DISCLAIMER: Since Pandas is a Python Library, it is assumed you have a basic understanding of the Fundamentals of Programming in Python. This includes but is not limited to: Variables & Data Types, Operators, Conditionals, Loops, and Functions.
When working with data, there are hundreds, possibly thousands, of different ways to analyze, manipulate, and process specific data points to produce value. Pandas allows data professionals with the ability to automate these processes. This tutorial will cover the following learning objectives:
What is Pandas
Why Pandas is Important
What is Pandas
Summary
Pandas is a Python library that provides easy-to-use Data Structures and Data Analysis tools.
To get pandas into your Python Script or Notebook Environment, run the following line of code import pandas as pd
NOTE: Pandas is built on NumPy (NUMeric PYthon).
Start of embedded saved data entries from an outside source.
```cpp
#pragma unroll
    for (int half = 0; half < 2; ++half) {
      const int y0 = ty * TH + half * (TH / 2), x0 = tx * TW;
      const int rows_valid = min(TH / 2, a.H - y0);
      const int xbase = __builtin_amdgcn_readfirstlane(((b * a.H + y0) * a.W + x0) * a.csx * 4);
      const int obase = __builtin_amdgcn_readfirstlane(((b * a.H + y0) * a.W + x0) * a.cso * 4);
      if (half == 1) {
#pragma unroll
        for (int nb = 0; nb < NB; ++nb)
#pragma unroll
          for (int rr = 0; rr < 2; ++rr)
#pragma unroll
            for (int i = 0; i < 4; ++i)
#pragma unroll
              for (int jj = 0; jj < 4; ++jj) lds[hw_base[rr] + 16 * nb + (i * TW + jj) * RH] = yh1[nb][rr][i * 4 + jj];
        if constexpr (DUST) {
          const int T = 8 * ((tid_t >> 1) & 1) + 2 * (tid_t >> 2) + (tid_t & 1), th = T & 7;
          if (tid_t < 16 && T >= 8) {
            const int hb = C::OFF_H0 + ((4 * (th / TXT)) * TW + 4 * (th % TXT)) * RH + 64;
#pragma unroll
            for (int i = 0; i < 4; ++i)
#pragma unroll
              for (int jj = 0; jj < 4; ++jj) lds[hb + (i * TW + jj) * RH] = lds[C::D_V64 + tid_t * 16 + i * 4 + jj];
          }
        }
      }
      FPC_LDS_BARRIER();
      if (wg == wg_stamp && half == 0) { FPC_STAMP(2) }
      [[maybe_unused]] float dpart[8];
      [[maybe_unused]] float dw2r = 0.f;
      [[maybe_unused]] float dhv[8][4];
      [[maybe_unused]] const int dq = lane_t & 15, dpxl = lane_t >> 4;
      [[maybe_unused]] float dx64 = 0.f;
      if constexpr (DUST) {
        if (!proj) {
          const int px = 32 * wave + 4 * (dq >> 1) + dpxl;
          dx64 = __builtin_bit_cast(float, __builtin_amdgcn_raw_buffer_load_b32(xrsrc, (((px / TW) * a.W + px % TW) * a.csx + 64) * 4, xbase, 0));
        }
        const f32x4 wq = lds4[C::D_COL / 4 + dq];
        const float w64 = dq == 0 ? lds[C::D_COL + 64] : 0.f;
#pragma unroll
        for (int it = 0; it < 8; ++it) {
          const int px = 32 * wave + 4 * it + dpxl;
          const f32x4 hq = lds4[TL4 + px * (RH / 4) + dq];
          const float h64 = lds[C::OFF_H0 + px * RH + 64];
          float v = h64 * w64;
#pragma unroll
          for (int e = 0; e < 4; ++e) v = __builtin_fmaf(hq[e], wq[e], v);
          dpart[it] = v;
        }
        dw2r = lds[C::D_HEAD + W36Dust::W2ROW + 16 * wave + (lane_t & 15)];
#pragma unroll
        for (int mb = 0; mb < 8; ++mb)
#pragma unroll
          for (int r = 0; r < 4; ++r) dhv[mb][r] = lds[C::OFF_H0 + (16 * mb + 4 * (lane_t >> 4) + r) * RH + 64];
      }
      int erd = TL4 + m0 * (RH / 4) + c4t;
      asm volatile("" : "+v"(erd));
      auto store_out = [&]() {
#pragma unroll
        for (int i = 0; i < EIT; ++i) {
          if (i / CPR < rows_valid) {
            f32x4 v = lds4[erd + i * PPI * (RH / 4)];
            if (!a.conv_only) {
              v.x = v.x > 0.f ? v.x : 0.f;
              v.y = v.y > 0.f ? v.y : 0.f;
              v.z = v.z > 0.f ? v.z : 0.f;
              v.w = v.w > 0.f ? v.w : 0.f;
            }
            int voff;
            const int so = obase + (i / CPR) * a.W * a.cso * 4;
            asm("v_add_i32 %0, %1, %2 clamp" : "=v"(voff) : "v"(ocol[i % CPR]), "s"(so));
            __builtin_amdgcn_raw_buffer_store_b128(__builtin_bit_cast(__attribute__((__vector_size__(4 * sizeof(unsigned)))) unsigned, v), orsrc, voff, 0, 0);
          }
        }
      };

      if (a.conv_only) {
        store_out();
        FPC_LDS_BARRIER();
        continue;
      }

      f32x4 acc2[8][NB];
      auto ldb2 = [&](int s, int nb) {
        return __builtin_bit_cast(f32x4, __builtin_amdgcn_raw_buffer_load_b128(w2rsrc, (int)w2lane, (nb * g2s + s * 64) * 16, 0));
      };
      constexpr int KH = N / 16;
      constexpr int NBLK = NB == 2 ? 8 : 4, APB = NB == 2 ? 1 : 2;
      auto gemm_over = [&](int row_pitch4, int ksteps, int s_first) {
        int ar = TL4 + n16 * row_pitch4 + kq;
        asm volatile("" : "+v"(ar));
        f32x4 cb[4][NB];
#pragma unroll
        for (int i = 0; i < 3; ++i)
#pragma unroll
          for (int nb = 0; nb < NB; ++nb) cb[i][nb] = ldb2(s_first + i, nb);
        f32x4 af[2][APB];
#pragma unroll
        for (int q = 0; q < APB; ++q) af[0][q] = lds4[ar + q * 16 * row_pitch4];
        for (int g = 0; g < ksteps; g += 4) {
#pragma unroll
          for (int u = 0; u < 4; ++u) {
#pragma unroll
            for (int nb = 0; nb < NB; ++nb) cb[(u + 3) & 3][nb] = ldb2(s_first + g + u + 3, nb);
            fpc_static_for<NBLK>([&](auto B_) __attribute__((always_inline)) {
              constexpr int blk = decltype(B_)::value;
              if (blk + 1 < NBLK) {
#pragma unroll
                for (int q = 0; q < APB; ++q) af[(blk + 1) & 1][q] = lds4[ar + (g + u) * 4 + ((blk + 1) * APB + q) * 16 * row_pitch4];
              } else {
#pragma unroll
                for (int q = 0; q < APB; ++q) af[(blk + 1) & 1][q] = lds4[ar + (g + u + 1) * 4 + q * 16 * row_pitch4];
              }
              __builtin_amdgcn_sched_barrier(0);
              if constexpr (NB == 2) fpc_mfma_step<true, true, true>(acc2[blk][0], acc2[blk][1], af[blk & 1][0], af[blk & 1][0], cb[u][0], cb[u][NB - 1]);
              else fpc_mfma_step<true, true>(acc2[2 * blk][0], acc2[2 * blk + 1][0], af[blk & 1][0], af[blk & 1][APB - 1], cb[u][0], cb[u][0]);
              __builtin_amdgcn_sched_barrier(0);
            });
          }
        }
      };
      if (proj) {
        constexpr int XIT = HPX * 32 / NT;
        f32x4 xst[XIT];
        auto load_x = [&](int pass) {
          const int kx4 = min(32, a.k8_x * 2 - pass * 32);
          const int xp = ((tid_t >> 5) * a.csx + ((tid_t & 31) < kx4 ? pass * 128 + (tid_t & 31) * 4 : 0)) * 4;
#pragma unroll
          for (int i = 0; i < XIT; ++i) {
            constexpr int XCPR = TW / 8;
            const int so = xbase + ((i / XCPR) * a.W + (i % XCPR) * 8) * a.csx * 4;
            xst[i] = __builtin_bit_cast(f32x4, __builtin_amdgcn_raw_buffer_load_b128(xrsrc, xp + so, 0, 0));
          }
        };
        load_x(0);
        {
          float zf = 0.f;
          asm volatile("" : "+v"(zf));
#pragma unroll
          for (int mb = 0; mb < 8; ++mb)
#pragma unroll
            for (int nb = 0; nb < NB; ++nb) acc2[mb][nb] = f32x4{zf, zf, zf, zf};
          if constexpr (DUST) {
#pragma unroll
            for (int mb = 0; mb < 8; ++mb)
#pragma unroll
              for (int r = 0; r < 4; ++r) acc2[mb][0][r] = dhv[mb][r] * dw2r;
          }
        }
        gemm_over(RH / 4, KH, 0);
        if (wg == wg_stamp && half == 0) { FPC_STAMP(3) }
        const int npass = (a.k8_x + 15) >> 4;
        for (int pass = 0; pass < npass; ++pass) {
          FPC_LDS_BARRIER();
          {
            int xw = TL4 + (tid_t >> 5) * (RX / 4) + (tid_t & 31);
            asm volatile("" : "+v"(xw));
#pragma unroll
            for (int i = 0; i < XIT; ++i) lds4[xw + i * 8 * (RX / 4)] = xst[i];
          }
          FPC_LDS_BARRIER();
          if (pass + 1 < npass) load_x(pass + 1);
          if constexpr (DUST) {
            const f32x4 wa = lds4[C::D_COL / 4 + 20 + pass * 32 + dq], wb = lds4[C::D_COL / 4 + 20 + pass * 32 + 16 + dq];
#pragma unroll
            for (int it = 0; it < 8; ++it) {
              const int px = 32 * wave + 4 * it + dpxl;
              const f32x4 xa = lds4[TL4 + px * (RX / 4) + dq], xb = lds4[TL4 + px * (RX / 4) + 16 + dq];
              float v = dpart[it];
#pragma unroll
              for (int e = 0; e < 4; ++e) v = __builtin_fmaf(xb[e], wb[e], __builtin_fmaf(xa[e], wa[e], v));
              dpart[it] = v;
            }
          }
          const int steps = min(8, a.k8_x / 2 - pass * 8);
          gemm_over(RX / 4, steps, KH + pass * 8);
        }
      } else {
        int xl = (4 * kq * a.csx + 16 * (wave * NB) + n16) * 4;
        asm volatile("" : "+v"(xl));
#pragma unroll
        for (int mb = 0; mb < 8; ++mb)
#pragma unroll
          for (int r = 0; r < 4; ++r) {
            constexpr int BPR = TW / 16;
            const int so = xbase + ((mb / BPR) * a.W + (mb % BPR) * 16 + r) * a.csx * 4;
#pragma unroll
            for (int nb = 0; nb < NB; ++nb)
              acc2[mb][nb][r] = __builtin_bit_cast(float, __builtin_amdgcn_raw_buffer_load_b32(xrsrc, xl + so + 64 * nb, 0, 0));
          }
        if constexpr (DUST) {
#pragma unroll
          for (int mb = 0; mb < 8; ++mb)
#pragma unroll
            for (int r = 0; r < 4; ++r) acc2[mb][0][r] = __builtin_fmaf(dhv[mb][r], dw2r, acc2[mb][0][r]);
        }
        gemm_over(RH / 4, KH, 0);
        if (wg == wg_stamp && half == 0) { FPC_STAMP(3) }
      }

      if (wg == wg_stamp && half == 0) { FPC_STAMP(4) }
      asm volatile("s_nop 15\n\ts_nop 7" ::: "memory");
      FPC_LDS_BARRIER();
      {
        int ew = C::OFF_H0 + (4 * kq) * RH + 16 * (wave * NB) + n16;
        asm volatile("" : "+v"(ew));
#pragma unroll
        for (int nb = 0; nb < NB; ++nb) {
          const float bias = a.b2[16 * (wave * NB + nb) + n16];
#pragma unroll
          for (int mb = 0; mb < 8; ++mb)
#pragma unroll
            for (int r = 0; r < 4; ++r) lds[ew + 16 * nb + (16 * mb + r) * RH] = acc2[mb][nb][r] + bias;
        }
      }
      FPC_LDS_BARRIER();
      store_out();
      if constexpr (DUST) {
        const bool b3 = (dq & 8) != 0, b2 = (dq & 4) != 0, b1 = (dq & 2) != 0;
        float r1[4], r2[2];
#pragma unroll
        for (int k = 0; k < 4; ++k) r1[k] = (b3 ? dpart[4 + k] : dpart[k]) + __shfl_xor(b3 ? dpart[k] : dpart[4 + k], 8);
#pragma unroll
        for (int k = 0; k < 2; ++k) r2[k] = (b2 ? r1[2 + k] : r1[k]) + __shfl_xor(b2 ? r1[k] : r1[2 + k], 4);
        float tot = (b1 ? r2[1] : r2[0]) + __shfl_xor(b1 ? r2[0] : r2[1], 2);
        tot += __shfl_xor(tot, 1);
        const int dpx = 32 * wave + 4 * (dq >> 1) + dpxl, dhf = dq & 1, drow = dpx / TW, dcol = dpx % TW;
        tot += dx64 + lds[C::D_HEAD + W36Dust::B2];
        tot = tot > 0.f ? tot : 0.f;
        const bool ok = (drow < rows_valid) & (x0 + dcol < a.W);
        const int doff = ok ? ((drow * a.W + dcol) * a.cso + 64 + 4 * dhf) * 4 : W36_MARKER;
        int voff;
        asm("v_add_i32 %0, %1, %2 clamp" : "=v"(voff) : "v"(doff), "s"(obase));
        const f32x4 v = {dhf ? 0.f : tot, 0.f, 0.f, 0.f};
        __builtin_amdgcn_raw_buffer_store_b128(__builtin_bit_cast(__attribute__((__vector_size__(4 * sizeof(unsigned)))) unsigned, v), orsrc, voff, 0, 0);
      }
      if (wg == wg_stamp && half == 0) { FPC_STAMP(5) FPC_RSTAMP(7) }
      FPC_LDS_BARRIER();
    }
    pos_cur = pos_next;
    base_cur = base_next;
  }
}

template <int NB, int TYT, int TXT>
__global__ __launch_bounds__(256, 1) void wblock36_kernel(const WBlockArgs a) {
  wblock36_body<NB, TYT, TXT, false>(a);
}

template <int TYT, int TXT>
__global__ __launch_bounds__(256, 1) void wblock36_dust_kernel(const WBlockArgs a) {
  wblock36_body<1, TYT, TXT, true>(a);
}

}
```

### feature-point-cnn_amd/csrc/wblock36p_mfma.h

```cpp
#pragma once
#include "wblock36_mfma.h"

namespace fpc {
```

This is important to know since Pandas uses NumPy's data types and builds it's internal data structures from NumPy Arrays (basically Python Lists but all the elements MUST have the same data type).
NOTE: If you don't currently have Pandas installed in your local environment, you can do so by running the following line of code in your terminal: pip install pandas==2.0.0
Why Pandas is Important
NOTE: To follow along with this tutorial, you can Download a Jupyter Notebook or activate a Notebook in Kaggle.
Summary
Pandas, like Excel, works with data in a tabular format. If your source data isn't natively in a tabluar format, you can convert it into a similar format, known as a Dataframe.
Although Excel provides a vast array of built-in functions and add-ins to help with data cleaning, manipulation, and visualization, it gets stuck with large datasets (think >10,000 rows).
With Pandas you can load data from multiple data sources (including Databases, Text Files, JSON Files, and Excel Workbooks), merge data from different sources, and prepare, manipulate, and visualize data for Machine Learning and other types of Data Analysis.
NOTE: Although Pandas is built to work with large datasets, it has it's limits. For this reason, Polars has become a front-runner in the Data Manipulation library space. However, since Polars is a newer library, there isn't much community support compared to Pandas, thus we will go over the basics of Pandas (luckily at least 85% of the concepts transfer over to Polars).